# Glasses = ultimate looksmin



## JayDimsa (Jun 20, 2020)

I always thought glasses looked good on me and that glasses make you look smart but I suddenly realized it's all cope and bullshit. Glasses looks hideous no matter what. Of course I'm talking about prescription glasses not sunglasses obviously. I also noticed that I have pretty decent eyes with with barely any sclera show, positive canthal tilt, and they are also deep set. I barely ever noticed this until I started to think about removing my glasses. Also, my glasses are hideous cuck glasses with a heavy black rim that I bought 8 years ago. Not sure what the fuck was I thinking until now, I literally had a sudden revelation, which started as I noticed how much the heavy lenses made my eyes look really tiny. After this realization every single picture I've seen of people with glasses, even chads, look hideous to me now.
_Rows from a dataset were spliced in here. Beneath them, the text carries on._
# jkulhanek/tetra-nerf

Measured on NVIDIA H100. Metric: rays/sec (4096-ray batch, 300k-tet mesh), higher is better.
Workload: dtype f32 (trace/interp/compositing) + f16w2 tensor-core MLP (fp16 activations x fp16 hi/lo weights, f32 accumulate; per-sample density/colour within 1e-4 of the fp32 oracle, tests/test_gpu_render.py)

## Files before the change

tetra-nerf_b200/csrc/tn_mlp.cuh:

```cuda
#pragma once
#include "tn_common.cuh"
#include "tn_tc.cuh"

namespace tn {

#ifndef TN_MLP_WGS
#define TN_MLP_WGS 3
#endif
constexpr uint32_t MLP_WGS = TN_MLP_WGS;
constexpr uint32_t MLP_THREADS = 128 * MLP_WGS;
constexpr uint32_t MLP_TILE = 64;
constexpr uint32_t MLP_W_BYTES = 32768 + 3 * 65536;
constexpr uint32_t MLP_W_COARSE = 32768 + 2 * 65536;
__host__ __device__ constexpr uint32_t mlp_off_head(bool fine) { return fine ? MLP_W_BYTES : MLP_W_COARSE; }
__host__ __device__ constexpr uint32_t mlp_off_bars(bool fine) { return mlp_off_head(fine) + 520 * 4; }
__host__ __device__ constexpr uint32_t mlp_smem_bytes(bool fine) { return mlp_off_bars(fine) + 8 + 8 * MLP_WGS; }
static_assert(mlp_smem_bytes(true) <= 232448, "k_mlp shared memory exceeds 227 KB");
__host__ __device__ constexpr uint32_t mlp_off_layer(int l) { return l == 0 ? 0u : 32768u + 65536u * (uint32_t)(l - 1); }

struct MlpParams {
    const uint32_t *n_active;
    uint32_t S;
    const uint4 *vi;
    const float *bary;
    const float *fshadow;
    const uint8_t *wimg;
    const float *bias;
    const float *head;
    const float *dirbias;
    float *out;
    uint32_t *tile_ctr;
    const uint32_t *rowmap;
    const uint32_t *n_rows;
};

constexpr uint32_t MLP_NO_TILE = 0xFFFFFFFFu;

__device__ __forceinline__ float softplus_f(float x) { return x > 20.0f ? x : log1pf(expf(x)); }
__device__ __forceinline__ float sigmoid_f(float x) { return 1.0f / (1.0f + expf(-x)); }

__device__ __forceinline__ float4 ldg_stream(const float4 *p) {
    float4 v;
    asm volatile("ld.global.nc.L1::no_allocate.v4.f32 {%0, %1, %2, %3}, [%4];" : "=f"(v.x), "=f"(v.y), "=f"(v.z), "=f"(v.w) : "l"(p));
    return v;
}
__device__ __forceinline__ float4 ldg_l1(const float4 *p) {
    float4 v;
    asm volatile("ld.global.nc.v4.f32 {%0, %1, %2, %3}, [%4];" : "=f"(v.x), "=f"(v.y), "=f"(v.z), "=f"(v.w) : "l"(p));
    return v;
}

template <bool ALLOC_L1>
__device__ __forceinline__ void load_field_quads(const float *__restrict__ row, uint32_t t, float4 (&q)[4]) {
#pragma unroll
    for (int kk = 0; kk < 4; ++kk) {
        const float4 *p = reinterpret_cast<const float4 *>(row + field_pos(16u * kk + 2u * t));
        q[kk] = ALLOC_L1 ? ldg_l1(p) : ldg_stream(p);
    }
}
__device__ __forceinline__ float2 field_pair(const float4 (&q)[4], int c) {
    const float4 v = q[c >> 1];
    return (c & 1) ? make_float2(v.z, v.w) : make_float2(v.x, v.y);
}

__device__ __forceinline__ void wg_sync(uint32_t wg) { asm volatile("bar.sync %0, 128;" ::"r"(1u + wg) : "memory"); }

template <int PREC>
__device__ __forceinline__ void to_operand(float e0, float e1, uint32_t &hi, uint32_t &lo) {
    if (PREC == 2) hi = tc::pack2_f16(e0, e1);
    else tc::split_pack2(e0, e1, hi, lo);
}

struct GatherRows {
    uint4 v[2];
    float b[2][3];
};
__device__ __forceinline__ GatherRows load_gather_rows(const uint4 *__restrict__ vi, const float *__restrict__ bary, uint64_t row0, uint64_t total_rows) {
    GatherRows r;
#pragma unroll
    for (int rr = 0; rr < 2; ++rr) {
        const uint64_t row = row0 + 8u * rr;
        r.v[rr] = make_uint4(TN_EMPTY, TN_EMPTY, TN_EMPTY, TN_EMPTY);
        r.b[rr][0] = r.b[rr][1] = r.b[rr][2] = 0.f;
        if (row < total_rows) {
            r.v[rr] = __ldg(vi + row);
            r.b[rr][0] = __ldg(bary + 3 * row); r.b[rr][1] = __ldg(bary + 3 * row + 1); r.b[rr][2] = __ldg(bary + 3 * row + 2);
        }
    }
    return r;
}
__device__ __forceinline__ GatherRows load_gather_rows_mapped(const uint4 *__restrict__ vi, const float *__restrict__ bary, const uint32_t *__restrict__ rowmap,
                                                          uint64_t row0, uint64_t total_rows) {
    GatherRows r;
#pragma unroll
    for (int rr = 0; rr < 2; ++rr) {
        const uint64_t row = row0 + 8u * rr;
        r.v[rr] = make_uint4(TN_EMPTY, TN_EMPTY, TN_EMPTY, TN_EMPTY);
        r.b[rr][0] = r.b[rr][1] = r.b[rr][2] = 0.f;
        if (row < total_rows) {
            const size_t s = __ldg(rowmap + row);
            r.v[rr] = __ldg(vi + s);
            r.b[rr][0] = __ldg(bary + 3 * s); r.b[rr][1] = __ldg(bary + 3 * s + 1); r.b[rr][2] = __ldg(bary + 3 * s + 2);
        }
    }
    return r;
}
__device__ __forceinline__ void prefetch_l1(const void *p) { asm volatile("prefetch.global.L1 [%0];" ::"l"(p)); }
__device__ __forceinline__ void prefetch_gather_rows(const uint4 *vi, const float *bary, uint64_t row0, uint64_t total_rows) {
#pragma unroll
    for (int rr = 0; rr < 2; ++rr) {
        const uint64_t row = row0 + 8u * rr;
        if (row < total_rows) {
            prefetch_l1(vi + row);
            prefetch_l1(bary + 3 * row);
        }
    }
}

template <int PREC, bool ALLOC_L1 = false>
__device__ __forceinline__ void gather_rows(const GatherRows &r, const float *__restrict__ fshadow, uint32_t t, uint32_t (&xh)[16], uint32_t (&xl)[16]) {
    float4 a[2][4][4];
#pragma unroll
    for (int rr = 0; rr < 2; ++rr) {
        const uint4 v = r.v[rr].x != TN_EMPTY ? r.v[rr] : make_uint4(0u, 0u, 0u, 0u);
        const uint32_t vs[4] = {v.x, v.y, v.z, v.w};
#pragma unroll
        for (int k = 0; k < 4; ++k) load_field_quads<ALLOC_L1>(fshadow + (size_t)vs[k] * 64, t, a[rr][k]);
    }
#pragma unroll
    for (int rr = 0; rr < 2; ++rr) {
        const bool m = r.v[rr].x != TN_EMPTY;
        const float b0 = r.b[rr][0], b1 = r.b[rr][1], b2 = r.b[rr][2];
        const float w0 = __fsub_rn(1.0f, __fadd_rn(__fadd_rn(b0, b1), b2));
#pragma unroll
        for (int c = 0; c < 8; ++c) {
            const float2 a0 = field_pair(a[rr][0], c), a1 = field_pair(a[rr][1], c), a2 = field_pair(a[rr][2], c), a3 = field_pair(a[rr][3], c);
            float2 o;
            o.x = __fmaf_rn(b0, a1.x, 0.f); o.y = __fmaf_rn(b0, a1.y, 0.f);
            o.x = __fmaf_rn(b1, a2.x, o.x); o.y = __fmaf_rn(b1, a2.y, o.y);
            o.x = __fmaf_rn(b2, a3.x, o.x); o.y = __fmaf_rn(b2, a3.y, o.y);
            o.x = __fmaf_rn(w0, a0.x, o.x); o.y = __fmaf_rn(w0, a0.y, o.y);
            if (!m) o = make_float2(0.f, 0.f);
            const int i = 4 * (c >> 1) + 2 * (c & 1) + rr;
            to_operand<PREC>(o.x, o.y, xh[i], xl[i]);
        }
    }
}
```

Anyway, does anyone here still wear glasses or have you all done contacts or PRK\LASIK already? I'm getting my first contacts in a few days, as the quarantine is ending and I'll be resuming my wagecuck job. As soon as I find a reliable clinic I will most likely get myself lasered, I don't want to wear these pieces of shit ever again. 
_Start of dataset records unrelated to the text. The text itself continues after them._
#define TCN_FOR_TILES                                                                                   \
  for (int tile = blockIdx.x; tile < total; tile += gridDim.x) {                                        \
    const int b = tile / n_tt, t0 = (tile % n_tt) * R;                                                  \
    const int lim = (a.lens ? (int)min((long long)a.tmax, a.lens[b]) : a.tmax) * a.mul;                 \
    const int lim_x = a.has_lens_x ? (int)min((long long)a.tmax, a.lens_x[b]) * a.mul : lim;            \
    (void)lim_x;                                                                                        \
    if (t0 >= lim) continue;

  if (warp < 4) {
    tc::regs_dealloc<Cfg::PROD_REGS>();
    if (warp == 0) {
      if (lane == 0) {
        const unsigned char* wt = reinterpret_cast<const unsigned char*>(a.w) + (size_t)blockIdx.y * n_slots * BYTES;
        if (resident) {
          for (int it = 0; it < n_w; ++it) {
            const unsigned char* src = it < n_slots ? wt + (size_t)it * BYTES
                                                    : reinterpret_cast<const unsigned char*>(a.w2) + (size_t)(it - n_slots) * BYTES;
            mbar_expect_tx(&b_full[it], BYTES);
            tma_bulk_g2s(bring + it * BYTES, src, BYTES, &b_full[it]);
          }
          for (int it = 0; it < n_w; ++it) mbar_wait(&b_full[it], 0u);
        } else {
          int slot = 0;
          uint32_t phase = 1;
          TCN_FOR_TILES
            (void)b;
            for (int it = 0; it < n_w; ++it) {
              const unsigned char* src = it < n_slots ? wt + (size_t)it * BYTES
                                                      : reinterpret_cast<const unsigned char*>(a.w2) + (size_t)(it - n_slots) * BYTES;
              mbar_wait(&b_empty[slot], phase);
              mbar_expect_tx(&b_full[slot], BYTES);
              tma_bulk_g2s(bring + slot * BYTES, src, BYTES, &b_full[slot]);
              if (++slot == RING) { slot = 0; phase ^= 1; }
            }
          }
        }
      }
    } else {
      const int pt = tid - 32;
      const int items = rows8 * NKC;
      int buf = 0;
      uint32_t ephase = 1;
      TCN_FOR_TILES
        const float* xb = a.x + (size_t)b * a.x_bs;
        const int r0 = t0 - H2 - H1;
        for (int q = 0; q < nq; ++q) {
          mbar_wait(&a_empty[buf], ephase);
          unsigned char* ah = abuf + buf * Cfg::A_BUF_BYTES;
          unsigned char* al = ah + NKC * ROWS * 16;
          constexpr int PB = 2;
          for (int i0 = pt; i0 < items; i0 += TCN_NCT * PB) {
            float4 v0[PB], v1[PB];
#pragma unroll
            for (int u = 0; u < PB; ++u) {
              const int i = i0 + TCN_NCT * u;
              const int row = i >> 2, kc = i & 3;
              const int t = r0 + row;
              v0[u] = make_float4(0.f, 0.f, 0.f, 0.f);
              v1[u] = v0[u];
              if (i < items && t >= 0 && t < lim_x) {
                const float4* src = reinterpret_cast<const float4*>(xb + (size_t)t * a.Cin + q * Cfg::KCH + kc * 8);
                v0[u] = src[0];
                v1[u] = src[1];
              }
            }
#pragma unroll
            for (int u = 0; u < PB; ++u) {
              const int i = i0 + TCN_NCT * u;
              if (i >= items) break;
              const int row = i >> 2, kc = i & 3;
              uint4 hi, lo;
              tc::split_f16x8(v0[u], v1[u], a.slope, hi, lo);
              *reinterpret_cast<uint4*>(ah + (kc * ROWS + row) * 16) = hi;
              *reinterpret_cast<uint4*>(al + (kc * ROWS + row) * 16) = lo;
            }
          }
          asm volatile("fence.proxy.async.shared::cta;" ::: "memory");
          mbar_arrive(&a_full[buf]);
          if (++buf == NABUF) { buf = 0; ephase ^= 1; }
        }
      }
    }
  } else if (STAGED && warp >= 12) {
    tc::regs_dealloc<Cfg::STORE_REGS>();
    const int st = tid & 127;
    uint32_t phase = 0;
    TCN_FOR_TILES
      if (PAIR) named_bar_arrive(1, 384);
      mbar_wait(s_full, phase);
      phase ^= 1;
#pragma unroll 1
      for (int h = 0; h < 2; ++h) {
        const float* sv = stage + h * 128 + st;
        const auto v_at = [&](int j) { return sv[j * 256]; };
        const int row_a = 64 * h + 16 * (warp & 3) + (lane >> 2);
        if constexpr (PAIR) tc_epilogue_v<TN>(tc_pair_epilogue_args(a, TN), v_at, b, t0, 0, min(lim, t0 + R), row_a);
        else tc_epilogue_v<TN>(a, v_at, b, t0, blockIdx.y * TN, lim, row_a);
      }
      if (!PAIR) mbar_arrive(s_empty);
    }
  } else {
    tc::regs_alloc<Cfg::MMA_REGS>();
    const int wg = (warp >> 2) - 1;
    const bool leader = (tid & 127) == 0;
    const int row_a = 64 * wg + 16 * (warp & 3) + (lane >> 2);
    constexpr uint32_t LBO_A = ROWS * 16, LBO_A2 = ROWS2 * 16, LBO_B = 2 * TN * 16, SBO = 128;
    constexpr uint32_t A_LO16 = (NKC * ROWS * 16) >> 4, A2_LO16 = ((TN / 8) * ROWS2 * 16) >> 4, SLOT16 = BYTES >> 4;
    const uint64_t a_proto = tc::make_desc(0, LBO_A, SBO), b_proto = tc::make_desc(0, LBO_B, SBO);
    const uint64_t b_ring = b_proto + (tc::smem_addr(bring) >> 4);
    const bool three = a.passes == 3;
    float d[TN];
#pragma unroll
    for (int i = 0; i < TN; ++i) d[i] = 0.f;
    const auto stage_tile = [&]() {
#pragma unroll
      for (int j = 0; j < TN / 2; ++j) stage[j * 256 + tid - 128] = tc_result<TN>(d, three, j);
      mbar_arrive(s_full);
    };
    uint32_t sphase = 1;
    (void)sphase;
    if (resident)
      for (int it = 0; it < n_w; ++it) mbar_wait(&b_full[it], 0u);
    int slot = 0, buf = 0;
    uint32_t bphase = 0, aphase = 0;
    TCN_FOR_TILES
      (void)lim_x;
      bool first = true;
      if (resident) slot = 0;
      for (int q = 0; q < nq; ++q) {
        mbar_wait(&a_full[buf], aphase);
        tc::fence_regs(d);
        tc::wgmma_fence();
        int prev = -1;
        for (int j = 0; j < 2; ++j) {
          uint64_t a_cur = a_proto + ((tc::smem_addr(abuf + buf * Cfg::A_BUF_BYTES) + 64 * wg * 16 + 2 * j * LBO_A) >> 4);
          for (int tap = 0; tap < a.K; ++tap) {
            if (!resident) mbar_wait(&b_full[slot], bphase);
            tc_mma_step<TN>(d, a_cur, a_cur + A_LO16, b_ring + (uint32_t)slot * SLOT16, three, first);
            tc::wgmma_commit();
            if (!resident) {
              tc::wgmma_wait<1>();
              if (leader && prev >= 0) mbar_arrive(&b_empty[prev]);
              prev = slot;
            }
            first = false;
            a_cur += a.DIL;
            if (++slot == RING) { slot = 0; bphase ^= 1; }
          }
        }
        tc::wgmma_wait<0>();
        tc::fence_regs(d);
        if (leader) {
          if (prev >= 0) mbar_arrive(&b_empty[prev]);
          mbar_arrive(&a_empty[buf]);
        }
        if (++buf == NABUF) { buf = 0; aphase ^= 1; }
      }
      if constexpr (!PAIR) {
        if constexpr (STAGED) {
          mbar_wait(s_empty, sphase);
          sphase ^= 1;
          stage_tile();
        } else {
          tc_epilogue<TN>(a, d, b, t0, blockIdx.y * TN, lim, row_a);
        }
      } else {
        named_bar_sync(1, STAGED ? 384 : 256);
        unsigned char* a2h = a2buf;
        unsigned char* a2l = a2buf + (TN / 8) * ROWS2 * 16;
        const int ta = t0 - H2 + row_a, tb = ta + 8;
        const bool oka = ta >= 0 && ta < lim, okb = tb >= 0 && tb < lim;
        const int csub = (lane & 3) * 2;
#pragma unroll
        for (int g = 0; g < TN / 8; ++g) {
          const float2 bq = __ldg(reinterpret_cast<const float2*>(a.bias + 8 * g + csub));
          float x[4];
#pragma unroll
          for (int i = 0; i < 4; ++i) x[i] = (three ? fmaf(d[TN / 2 + 4 * g + i], tc::kLoInv, d[4 * g + i]) : d[4 * g + i]) + ((i & 1) ? bq.y : bq.x);
          x[0] = oka ? fmaxf(x[0], x[0] * a.slope) : 0.f;
          x[1] = oka ? fmaxf(x[1], x[1] * a.slope) : 0.f;
          x[2] = okb ? fmaxf(x[2], x[2] * a.slope) : 0.f;
          x[3] = okb ? fmaxf(x[3], x[3] * a.slope) : 0.f;
          const __half2 ha = __floats2half2_rn(x[0], x[1]), hb = __floats2half2_rn(x[2], x[3]);
          const float2 fa = __half22float2(ha), fb = __half22float2(hb);
          const __half2 la = __floats2half2_rn((x[0] - fa.x) * tc::kLoScale, (x[1] - fa.y) * tc::kLoScale);
          const __half2 lb = __floats2half2_rn((x[2] - fb.x) * tc::kLoScale, (x[3] - fb.y) * tc::kLoScale);
          const int oa = (g * ROWS2 + row_a) * 16 + (lane & 3) * 4, ob = oa + 8 * 16;
          *reinterpret_cast<__half2*>(a2h + oa) = ha;
          *reinterpret_cast<__half2*>(a2h + ob) = hb;
          *reinterpret_cast<__half2*>(a2l + oa) = la;
          *reinterpret_cast<__half2*>(a2l + ob) = lb;
        }
        asm volatile("fence.proxy.async.shared::cta;" ::: "memory");
        named_bar_sync(2, 256);
        const uint64_t a2_proto = tc::make_desc(0, LBO_A2, SBO);
        tc::fence_regs(d);
        tc::wgmma_fence();
        bool first2 = true;
        int prev = -1;
        for (int kk = 0; kk < TN / 16; ++kk) {
          uint64_t a_cur = a2_proto + ((tc::smem_addr(a2buf) + 64 * wg * 16 + 2 * kk * LBO_A2) >> 4);
          for (int tap = 0; tap < a.K; ++tap) {
            if (resident) {
              tc_mma_step<TN>(d, a_cur, a_cur + A2_LO16, b_ring + (uint32_t)(n_slots + kk * a.K + tap) * SLOT16, three, first2);
            } else {
              mbar_wait(&b_full[slot], bphase);
              tc_mma_step<TN>(d, a_cur, a_cur + A2_LO16, b_ring + (uint32_t)slot * SLOT16, three, first2);
              tc::wgmma_commit();
              tc::wgmma_wait<1>();
              if (leader && prev >= 0) mbar_arrive(&b_empty[prev]);
              prev = slot;
              if (++slot == RING) { slot = 0; bphase ^= 1; }
            }
            first2 = false;
            a_cur += 1;
          }
        }
        tc::wgmma_commit();
        tc::wgmma_wait<0>();
        tc::fence_regs(d);
        if (leader && prev >= 0) mbar_arrive(&b_empty[prev]);
        if constexpr (STAGED) {
          named_bar_sync(3, 256);
          stage_tile();
        } else {
          tc_epilogue<TN>(tc_pair_epilogue_args(a, TN), d, b, t0, 0, min(lim, t0 + R), row_a);
        }
      }
    }
  }
#undef TCN_FOR_TILES
}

Will report back on how my female colleagues comment on my eyes\face without these fugly piece of shit glasses. I'm also eyecontactmaxing and I've spent many many hours training eye contacts with videos and photos so I'm sure I'll get some comments at some point.

Also first post, don't bully.


----------



## Deleted member 110 (Jun 20, 2020)

im getting PRK next month


----------



## Deleted member 5683 (Jun 20, 2020)

Stop saying glasses are a looksmin, I'm gonna have to start wearing fake glasses to hide my subhuman bug eyes with ptosis. 

Obviously it's a looksmin if you have decent eye area.


----------



## vodkacel (Jun 20, 2020)

I wear lenses, glasses look beta af


----------



## glowup (Jun 20, 2020)

Unfortuantely long term use of contact lenses can cause droopy eye lids (serious), so definitely invest in LASIK if your looking to never wear glasses again.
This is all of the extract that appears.